Gaussian Process out-of-sample predictive distribution

Modeling
21

Domain has a different mathematical meaning here. When GP people use domain, they’re usually talking about in a signal processing sense, as in the time domain and frequency domain. Sure, you can use Fourier transforms and inverse Fourier transforms to get back and forth between the two.

But I think you mean predictions “forward in time”. You can do this pretty trivially. Say you computed covariance matrix for times [1,2,3]. You can predict forward in time by setting \tilde{x} = [1,2,3,4,5]. For two evenly spaced points ahead. Not evenly spaced points? Try this: \tilde{x} = [1,2,3,4.2312,7.777]. Then compute cross covariance matrix and use it in the predictive equations you found in GPML. I guess if you’ve defined dom(x) = [1,5] \subset \mathbf{R} , where this is an closed interval from 1 to 5, then above has points that are not in our defined domain. It’s pretty much the same process. Be careful trying to predict the future!

For in between time points, you can see the R code above. I set \tilde{x} to seq(0,100, length.out = 1000).

EDIT: made language more mathematically rigorous because it was ambiguous. (“changed above is outside domain” to “above has points that are not inside our defined domain”). I also fixed a typo in the R snippet.

22

Sorry to resurrect an old post. But I believe the code attached is wrong.
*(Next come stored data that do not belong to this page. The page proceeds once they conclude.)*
@@ -52,20 +64,34 @@
       for (int kk = 0; kk < RC; ++kk) dst.r[kk] = (in && kk < rc) ? six[kk] : 0.0;
     } else {
 #pragma unroll
-      for (int kk = 0; kk < RC; ++kk) dst.r[kk] = (in && kk < rc) ? Jb[(long long)(r0 + kk) * nv + li] : 0.0;
+      for (int kk = 0; kk < RC; ++kk) {
+        if constexpr (SPLIT) dst.r[kk] = (in && kk < rc) ? (Jb + (long long)(r0 + kk) * nv)[voJ] : 0.0;
+        else dst.r[kk] = (in && kk < rc) ? Jb[(long long)(r0 + kk) * nv + li] : 0.0;
+      }
     }
     dst.pw = dst.pe = dst.pg = dst.pl = 0.0;
     if constexpr (NX > 0) {
 #pragma unroll
-      for (int x = 0; x < NX; ++x) dst.px[x] = (li < rc) ? Jb[(long long)(r0 + li) * nv - NX + x] : 0.0;
+      for (int x = 0; x < NX; ++x) {
+        if constexpr (SPLIT) dst.px[x] = (li < rc) ? (Jb + ((long long)r0 * nv - NX + x))[voJ - li + static_cast<unsigned>(li * nv)] : 0.0;
+        else dst.px[x] = (li < rc) ? Jb[(long long)(r0 + li) * nv - NX + x] : 0.0;
+      }
     }
     if (li < rc) {
       const int k = r0 + li;
-      dst.pw = costb[k];
-      if constexpr (Src::kOnTheFly) dst.pe = terms->error(k);
-      else dst.pe = eb[k];
-      dst.pg = a.row_gain[k];
-      dst.pl = a.row_lm[k];
+      if constexpr (SPLIT) {
+        dst.pw = (costb + r0)[voC];
+        if constexpr (Src::kOnTheFly) dst.pe = terms->error(k);
+        else dst.pe = (eb + r0)[voE];
+        dst.pg = (a.row_gain + r0)[static_cast<unsigned>(li)];
+        dst.pl = (a.row_lm + r0)[static_cast<unsigned>(li)];
+      } else {
+        dst.pw = costb[k];
+        if constexpr (Src::kOnTheFly) dst.pe = terms->error(k);
+        else dst.pe = eb[k];
+        dst.pg = a.row_gain[k];
+        dst.pl = a.row_lm[k];
+      }
     }
   };
   if (Kd > 0) {
@@ -99,6 +125,7 @@
       if (kk < rc) {
         const double aa = fma_bcast<W, kk>(0.0, wab, cur.r[kk]);
         ci = fma_bcast<W, kk>(ci, gwb, cur.r[kk]);
+        if constexpr (DIAG) *hdiag = fma(cur.r[kk], aa, *hdiag);
         const BcT rowb = bcast_prepare<W>(cur.r[kk]);
         static_for<0, NV>([&](auto Jc) {
           constexpr int j = decltype(Jc)::value;
@@ -138,4 +165,29 @@
   return dadd;
 }
 
+template <class Src>
+__device__ __forceinline__ double stack_diag_tasks(const KernelArgs &a, WaveSplit ws, Src *terms, int li, double &ci,
+                                                   double &mu_l) {
+  const double *eb = a.e + ws.first * (long long)a.K;
+  const double *costb = a.cost_batched ? a.cost + ws.first * (long long)a.K : a.cost;
+  const unsigned vo = ws.rel * static_cast<unsigned>(a.K);
+  const unsigned voc = a.cost_batched ? vo : 0u;
+  double dadd = 0.0;
+  for (int t = 0; t < a.n_dtasks; ++t) {
+    const int off = li - a.dtask_col0[t];
+    if (off >= 0 && off < a.dtask_k[t]) {
+      const int r = a.dtask_row0[t] + off;
+      const double w = costb[voc + static_cast<unsigned>(r)], gn = a.row_gain[r], l = a.row_lm[r];
+      double ev;
+      if constexpr (Src::kOnTheFly) ev = terms->diag_error(r);
+      else ev = eb[vo + static_cast<unsigned>(r)];
+      const double wa = w * w;
+      dadd += wa;
+      ci += gn * wa * ev;
+      mu_l += l * (gn * gn) * wa * ev * ev;
+    }
+  }
+  return dadd;
 }
+
+}
diff --git a/pink_amd/csrc/ik_sweep.h b/pink_amd/csrc/ik_sweep.h
--- a/pink_amd/csrc/ik_sweep.h
+++ b/pink_amd/csrc/ik_sweep.h
@@ -68,6 +68,13 @@
 #define PINKHIP_SWEEP_PPM_MURTY_AFTER(nv) (4 * (nv) + 20)
 #endif
 
+#ifndef PINKHIP_SWEEP_DIAG_REGISTER
+#define PINKHIP_SWEEP_DIAG_REGISTER(Src) (!Src::kOnTheFly)
+#endif
+#ifndef PINKHIP_SWEEP_LATE_ADDRESSES
+#define PINKHIP_SWEEP_LATE_ADDRESSES(Src) (!Src::kOnTheFly)
+#endif
+
 namespace pinkhip {
 
 template <int NV, int MD, int W>
@@ -88,6 +95,7 @@
   constexpr int NT = NV + MD;
   static_assert((W == 16 || W == 32 || W == 64) && NT <= W && NV % 2 == 0 && MD >= 0, "group of whole rows of 16 lanes");
   constexpr bool DENSE = MD > 0;
+  constexpr bool DREG = PINKHIP_SWEEP_DIAG_REGISTER(Src);
   constexpr bool PPM = !DENSE && PINKHIP_SWEEP_PPM;
   constexpr bool PPMD = DENSE && PINKHIP_SWEEP_PPM && PINKHIP_SWEEP_PPM_DENSE && (!Src::kOnTheFly || PINKHIP_ROLLOUT_PPM_DENSE);
   constexpr bool PPX = PPM || PPMD;
@@ -109,6 +117,10 @@
   long long b = block * G + g;
   const bool valid = b < a.B;
   if (!valid) b = a.B - 1;
+  WaveSplit ws;
+  ws.first = (block * G < a.B - 1) ? block * G : a.B - 1;
+  ws.rel = static_cast<unsigned>(b - ws.first);
+  const unsigned vo = ws.rel * static_cast<unsigned>(nvs) + li;
 
   const bool in = li < nv;
   const int dr = li - NV;
@@ -124,11 +136,16 @@
   auto others = [&]() {
     if (in) {
       if constexpr (!Src::kOnTheFly) {
-        lbv = a.lb[b * (long long)nvs + NE + li];
-        ubv = a.ub[b * (long long)nvs + NE + li];
-      }
-      dadd = stack_diag_tasks<Src>(a, b, terms, NE + li, ci_d, mu_d);
-      if (a.c_extra) ci_d += a.c_extra[b * (long long)nvs + NE + li];
+        lbv = (a.lb + (ws.first * (long long)nvs + NE))[vo];
+        ubv = (a.ub + (ws.first * (long long)nvs + NE))[vo];
+      }
+      if constexpr (PINKHIP_WAVE_SPLIT(Src)) dadd = stack_diag_tasks<Src>(a, ws, terms, NE + li, ci_d, mu_d);
+      else dadd = stack_diag_tasks<Src>(a, b, terms, NE + li, ci_d, mu_d);
+      if constexpr (PINKHIP_WAVE_SPLIT(Src)) {
+        if (a.c_extra) ci_d += (a.c_extra + (ws.first * (long long)nvs + NE))[vo];
+      } else {
+        if (a.c_extra) ci_d += a.c_extra[b * (long long)nvs + NE + li];
+      }
     }
     if constexpr (NE > 0) {
 #pragma unroll
@@ -152,12 +169,13 @@
     }
   };
   StackFront<NE> front;
+  double hii = 0.0;
   if constexpr (NE > 0) {
     KernelArgs af = a;
     af.J = a.J + NE;
-    stack_rows_bcast<NV, W, 8, Src, PINKHIP_STACK_DEPTH, NE>(af, b, terms, in, li, T, ci, mu_l, others, &front);
+    stack_rows_bcast<NV, W, 8, Src, PINKHIP_STACK_DEPTH, NE, DREG>(af, b, terms, in, li, T, ci, mu_l, others, &front, &hii, ws);
   } else {
-    stack_rows_bcast<NV, W, 8, Src, (NT > 34 ? PINKHIP_STACK_DEPTH_WIDE : PINKHIP_STACK_DEPTH)>(a, b, terms, in, li, T, ci, mu_l, others);
+    stack_rows_bcast<NV, W, 8, Src, (NT > 34 ? PINKHIP_STACK_DEPTH_WIDE : PINKHIP_STACK_DEPTH), 0, DREG>(a, b, terms, in, li, T, ci, mu_l, others, nullptr, &hii, ws);
   }
   ci += ci_d;
   mu_l += mu_d;
@@ -215,13 +233,22 @@
   }
   const double diag_u = diag;
   diag += dadd;
-  double hii = 1.0;
+  if constexpr (DREG) {
+    const double dd = in ? diag : 1.0;
+    static_for<0, NV>([&](auto Jc) {
+      constexpr int j = decltype(Jc)::value;
+      T[j] = add_in_lane<W, j>(T[j], dd);
+    });
+    hii += dd;
+  } else {
+    hii = 1.0;
 #pragma unroll
-  for (int j = 0; j < NV; ++j)
-    if (j == li) {
-      T[j] += in ? diag : 1.0;
-      hii = T[j];
-    }
+    for (int j = 0; j < NV; ++j)
+      if (j == li) {
+        T[j] += in ? diag : 1.0;
+        hii = T[j];
+      }
+  }
   using SL = SweepLds<NV, MD, W>;
   double *sm = shared_base() + (long long)g * (a.lds_pitch ? a.lds_pitch : SL::stride);
   bool front_bad = false;
@@ -302,6 +329,7 @@
     ubv = in ? terms->ub : INF;
   }
   constexpr bool GUESS = (PPX && PINKHIP_SWEEP_PPM_CRASH && !Src::kOnTheFly) || WARM;
+  double tdiag = (li < NV) ? hii : 0.0;
   if constexpr (GUESS) {
     if (group_first_lane<W>(in && !(hii > 0.0)) < W) status = STATUS_NOT_PD;
     if constexpr (WARM) {
@@ -333,6 +361,8 @@
           const double p = value_bcast<W, k>(xb);
           pmin = min_raw(pmin, want ? p : INF);
           const double rp = fast_rcp(p);
+          double own = T[k];
+          if constexpr (DREG) opaque(own);
           const double t = T[k] * rp;
           double nt = (li == k) ? rp - 1.0 : -t;
           if (!want) nt = 0.0;
@@ -340,11 +370,14 @@
 #if defined(__HIP_DEVICE_COMPILE__)
           asm volatile("" : "+v"(nt), "+v"(xb.r[0]), "+v"(tk));
 #endif
+          double td = 0.0;
+          if constexpr (DREG) td = fma(own, nt, tdiag);
           static_for<0, NT>([&](auto Jc) {
             constexpr int j = decltype(Jc)::value;
             if constexpr (j != k) T[j] = fma_bcast<W, j>(T[j], xb, nt);
           });
           if (want) T[k] = tk;
+          if constexpr (DREG) tdiag = (li == k) ? T[k] : td;
         }
       }
     });
@@ -363,16 +396,21 @@
           constexpr int j = decltype(Jc)::value;
           if constexpr (j != k) T[j] = fma_bcast<W, j>(T[j], xb, nt);
         });
+        if constexpr (DREG) tdiag = (li == k) ? -rp : fma(T[k], nt, tdiag);
         T[k] = (li == k) ? -rp : t;
       }
     });
   }
   if (!(pmin > 0.0)) status = STATUS_NOT_PD;
   PINKHIP_TICK(1);
-  double tdiag = 0.0;
+  if constexpr (DREG) {
+    if (li >= NT) tdiag = 0.0;
+  } else {
+    tdiag = 0.0;
 #pragma unroll
-  for (int j = 0; j < NT; ++j)
-    if (j == li) tdiag = T[j];
+    for (int j = 0; j < NT; ++j)
+      if (j == li) tdiag = T[j];
+  }
 
   double x = 0.0, u = 0.0;
   {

Comparing to what it shows in the manual https://mc-stan.org/docs/stan-users-guide/gaussian-processes.html#analytical-form-of-joint-predictive-inference, the correct code should be

//https://mc-stan.org/docs/stan-users-guide/gaussian-processes.html#predictive-inference-with-a-gaussian-process
//https://likelyllc.com/2022/08/03/additive-gaussian-process-time-series-regression-in-stan/

functions {
   
  vector gp_pred_rng(array[] vector x2,
                     vector y, 
                     array[] vector x1,
                     real m, 
                     real l,
                     real sig,
                     real sigma,
                     real delta) {
    int N1 = rows(y);
    int N2 = size(x2);
    vector[N2] f2;
    {
      matrix[N1, N1] K = add_diag(gp_exp_quad_cov(x1, m, l) +  gp_dot_prod_cov(x1, sig), square(sigma));
      matrix[N1, N1] L_K = cholesky_decompose(K);
      vector[N1] L_K_div_y = mdivide_left_tri_low(L_K, y);
      vector[N1] R_K_div_y = mdivide_right_tri_low(L_K_div_y', L_K)';
      matrix[N1, N2] k_x1_x2 = gp_exp_quad_cov(x1, x2, m, l) + gp_dot_prod_cov(x1, x2, sig);
      vector[N2] f2_mu = (k_x1_x2' * R_K_div_y);
      matrix[N1, N2] v_pred = mdivide_left_tri_low(L_K, k_x1_x2);
      matrix[N2, N2] cov_f2 = gp_exp_quad_cov(x1, x2, m, l) + gp_dot_prod_cov(x1, x2, sig) - v_pred' * v_pred;
      matrix[N2, N2] diag_delta = diag_matrix(rep_vector(delta, N2));
      f2 = multi_normal_rng(f2_mu, cov_f2 + diag_delta);
    }
    return f2;
  }
}
data {
  int<lower=1> N;
  int<lower=1> D;
  array[N] vector[D] x;
  vector[N] y;

  int<lower=1> N_pred;
  array[N_pred] vector[D] x_pred;
}
transformed data {
  real delta = 1e-9;
  vector[N] mu = rep_vector(0, N);
}
parameters {
  real<lower=0> l;
  real<lower=0> m;
  real<lower=0> sig0;

  real<lower=0> sigma;
}
transformed parameters {
  matrix[N, N] L_K;
  {
    matrix[N, N] K = gp_exp_quad_cov(x, m, l) + gp_dot_prod_cov(x, sig0);
    
    K = add_diag(K, square(sigma));
    L_K = cholesky_decompose(K);
  }
}
model {
  m ~ normal(0, 1);
  l ~ normal(0, 1);
  sig0 ~ normal(0, 1);

  sigma ~ normal(0, 1);
  
  y ~ multi_normal_cholesky(mu, L_K);
}
generated quantities {
  
   vector[N_pred] f_pred;
  vector[N_pred] y_pred;

  f_pred = gp_pred_rng(x_pred, y, x, m, l, sig0, sigma, delta);
  for (n2 in 1:N_pred) {
    y_pred[n2] = normal_rng(f_pred[n2], sigma);
  }
  
}

While the median value of the original code is the same, the interval is wider with the newer code because it accounts for all the sources of errors.